L’absinthe avait deux grands ennemis. Il y avait un mouvement croissant de tempérance en France, et le commerce du vin l’avait pour la boisson qui avait volé son marché. Ils ont saisi leur moment pour enfoncer le dernier clou dans le cercueil de l’absinthe lorsque, dans une affaire tragique, un paysan suisse du nom de Jean Lanfray a assassiné sa femme et ses deux jeunes filles le 28 août 1905. Lanfray était un alcoolique qui buvait régulièrement 5 litres de vin par jour (ainsi que des spiritueux), mais cela était commodément négligé; deux verres d’absinthe en étaient responsables. La Suisse a interdit l’absinthe en 1908, d’autres pays lui ont emboîté le pas, et finalement les Français l’ont interdite en 1915. L’interdiction est restée en vigueur jusqu’à ce que la légalisation de l’UE autorise à nouveau la fabrication et la consommation d’absinthe en 1988.

Dans les années 1970, certains scientifiques ont affirmé que la thuyone agissait sur les récepteurs cannabinoïdes de l’organisme de la même manière que le THC, l’ingrédient actif du cannabis, provoquant des effets psychoactifs de la thuyone – et de l’absinthe –, mais cette théorie a été réfutée en 1999. Lorsque la production d’absinthe a récemment repris, les fabricants ont suivi les recettes originales, et l’absinthe qu’ils fabriquaient ne contenait pas beaucoup de thuyone. Certaines personnes ont affirmé que l’absinthe moderne n’était pas un patch sur les trucs distillés avant la première guerre mondiale, avant l’interdiction, car cela contenait beaucoup plus de thuyone, et pouvait être considéré comme « le vrai truc ». L’occasion s’est présentée de tester cette hypothèse lorsque certaines bouteilles scellées d’absinthe pré-interdiction ont fait surface et que leur contenu a été analysé. À la déception de certains, ces bouteilles ne contenaient pas plus de thuyone que les échantillons commerciaux actuels d’absinthe.
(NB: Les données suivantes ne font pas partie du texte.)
struct PassParams {
    const uint64_t *src;
    uint64_t *dst;
    const uint64_t *twl;
    const uint64_t *twh;
    const uint64_t *cs_hi;
    const uint64_t *cs_lo;
    uint64_t in_sa, in_sb, in_sz, in_t, in_m;
// ... 192 lines not shown
    constexpr auto KQ = [](int kblo, int q) { return (39 * q * (4 * KBHI + kblo)) % 192; };
    constexpr auto NEGQ = [](int kblo, int q) { return (39 * q * (4 * KBHI + kblo)) % 192 >= 96; };
    {
        gl::rare_mask fm[12];
        static_for<0, 12>([&](auto I_) {
            constexpr int i = decltype(I_)::value, kblo = i / 3, q = 1 + i % 3, KK = KQ(kblo, q) % 96;
            v[4 * kblo + q] = gl::mul_pow2_f<KK>(v[4 * kblo + q], fm[i]);
        });
        __builtin_amdgcn_sched_barrier(RARE_FENCE_MASK);
        gl::rare_mask any = 0;
        static_for<0, 12>([&](auto I_) { any |= fm[decltype(I_)::value]; });
        if (GL_RARE_ANY(any))
            static_for<0, 12>([&](auto I_) {
                constexpr int i = decltype(I_)::value, kblo = i / 3, q = 1 + i % 3, KK = KQ(kblo, q) % 96;
                v[4 * kblo + q] = gl::mul_pow2_fix<KK>(v[4 * kblo + q], fm[i]);
            });
    }
    auto bfly = [&](auto CNEG_, auto I0_, auto I1_, gl::rare_mask &f0, gl::rare_mask &f1) {
        constexpr bool cneg = decltype(CNEG_)::value;
        constexpr int i0 = decltype(I0_)::value, i1 = decltype(I1_)::value;
        if constexpr (cneg) gl::bfly_f<false>(v[i0], v[i1], v[i1], v[i0], f1, f0);
        else gl::bfly_f<false>(v[i0], v[i1], v[i0], v[i1], f0, f1);
    };
    auto fix = [&](auto IS_SUM_, auto SHIFT_, auto I_, gl::rare_mask f, gl::rare_mask fshift) {
        constexpr bool is_sum = decltype(IS_SUM_)::value;
        constexpr int shift = decltype(SHIFT_)::value, i = decltype(I_)::value;
        if constexpr (shift == 0) {
            v[i] = is_sum ? gl::add_fix(v[i], f) : gl::sub_fix(v[i], f);
        } else {
            v[i] = gl::mul_pow2_fix<shift>(v[i], fshift);
            const uint64_t c = gl::masked_const<gl::eps_times_pow2(shift)>(f);
            v[i] = is_sum ? gl::add(v[i], c) : gl::sub(v[i], c);
        }
    };
    using std::integral_constant;
    using std::bool_constant;
    {
        gl::rare_mask f0[8], f1[8], fm[4];
        static_for<0, 4>([&](auto B_) {
            constexpr int kblo = decltype(B_)::value, b = 4 * kblo;
            bfly(bool_constant<NEGQ(kblo, 2)>{}, integral_constant<int, b>{}, integral_constant<int, b + 2>{}, f0[2 * kblo], f1[2 * kblo]);
            bfly(bool_constant<NEGQ(kblo, 1) != NEGQ(kblo, 3)>{}, integral_constant<int, b + 1>{}, integral_constant<int, b + 3>{}, f0[2 * kblo + 1], f1[2 * kblo + 1]);
        });
        static_for<0, 4>([&](auto B_) {
            constexpr int kblo = decltype(B_)::value;
            v[4 * kblo + 3] = gl::mul_pow2_f<48>(v[4 * kblo + 3], fm[kblo]);
        });
        __builtin_amdgcn_sched_barrier(RARE_FENCE_MASK);
        gl::rare_mask any = 0;
        static_for<0, 8>([&](auto I_) { any |= f0[decltype(I_)::value] | f1[decltype(I_)::value]; });
        static_for<0, 4>([&](auto I_) { any |= fm[decltype(I_)::value]; });
        if (GL_RARE_ANY(any))
            static_for<0, 4>([&](auto B_) {
                constexpr int kblo = decltype(B_)::value, b = 4 * kblo;
                constexpr bool na = NEGQ(kblo, 2), nb = NEGQ(kblo, 1) != NEGQ(kblo, 3);
                fix(bool_constant<!na>{}, integral_constant<int, 0>{}, integral_constant<int, b>{}, f0[2 * kblo], 0);
                fix(bool_constant<na>{}, integral_constant<int, 0>{}, integral_constant<int, b + 2>{}, f1[2 * kblo], 0);
                fix(bool_constant<!nb>{}, integral_constant<int, 0>{}, integral_constant<int, b + 1>{}, f0[2 * kblo + 1], 0);
                fix(bool_constant<nb>{}, integral_constant<int, 48>{}, integral_constant<int, b + 3>{}, f1[2 * kblo + 1], fm[kblo]);
            });
    }
    {
        gl::rare_mask f0[8], f1[8];
        static_for<0, 4>([&](auto B_) {
            constexpr int kblo = decltype(B_)::value, b = 4 * kblo;
            bfly(bool_constant<NEGQ(kblo, 1)>{}, integral_constant<int, b>{}, integral_constant<int, b + 1>{}, f0[2 * kblo], f1[2 * kblo]);
            bfly(bool_constant<NEGQ(kblo, 1)>{}, integral_constant<int, b + 2>{}, integral_constant<int, b + 3>{}, f0[2 * kblo + 1], f1[2 * kblo + 1]);
        });
        __builtin_amdgcn_sched_barrier(RARE_FENCE_MASK);
        gl::rare_mask any = 0;
        static_for<0, 8>([&](auto I_) { any |= f0[decltype(I_)::value] | f1[decltype(I_)::value]; });
        if (GL_RARE_ANY(any))
            static_for<0, 4>([&](auto B_) {
                constexpr int kblo = decltype(B_)::value, b = 4 * kblo;
                constexpr bool n1 = NEGQ(kblo, 1);
                fix(bool_constant<!n1>{}, integral_constant<int, 0>{}, integral_constant<int, b>{}, f0[2 * kblo], 0);
                fix(bool_constant<n1>{}, integral_constant<int, 0>{}, integral_constant<int, b + 1>{}, f1[2 * kblo], 0);
                fix(bool_constant<!n1>{}, integral_constant<int, 0>{}, integral_constant<int, b + 2>{}, f0[2 * kblo + 1], 0);
                fix(bool_constant<n1>{}, integral_constant<int, 0>{}, integral_constant<int, b + 3>{}, f1[2 * kblo + 1], 0);
            });
    }
}

template <int NT_>
__device__ __forceinline__ void tile_sync() {
    if constexpr (NT_ == 64) {
        __builtin_amdgcn_fence(__ATOMIC_ACQ_REL, "wavefront");
        __builtin_amdgcn_wave_barrier();
    } else {
        __syncthreads();
    }
}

Dégustez votre absinthe avec modération.

Meera Senthilingam

Simon Cotton de l’université de Birmingham, avec la chimie altérant l’esprit de thujone. La semaine prochaine, la façon naturelle de se sentir heureux.

Hayley Birch

La sérotonine est connue sous le nom de molécule heureuse. Nous devrions tous marteler sur des tapis roulants et nous moquer des sandwichs à la dinde pour nous sentir mieux. Mais s’il est vrai que la dinde contient du tryptophane – l’acide aminé essentiel dont notre corps a besoin pour fabriquer de la sérotonine – le lien entre la sérotonine et notre état d’esprit est un peu plus complexe.

Meera Senthilingam

Hayley Birch révèle ces complexités dans la chimie de son élément de la semaine prochaine. D’ici là, merci d’avoir écouté, je suis Meera Senthilingam.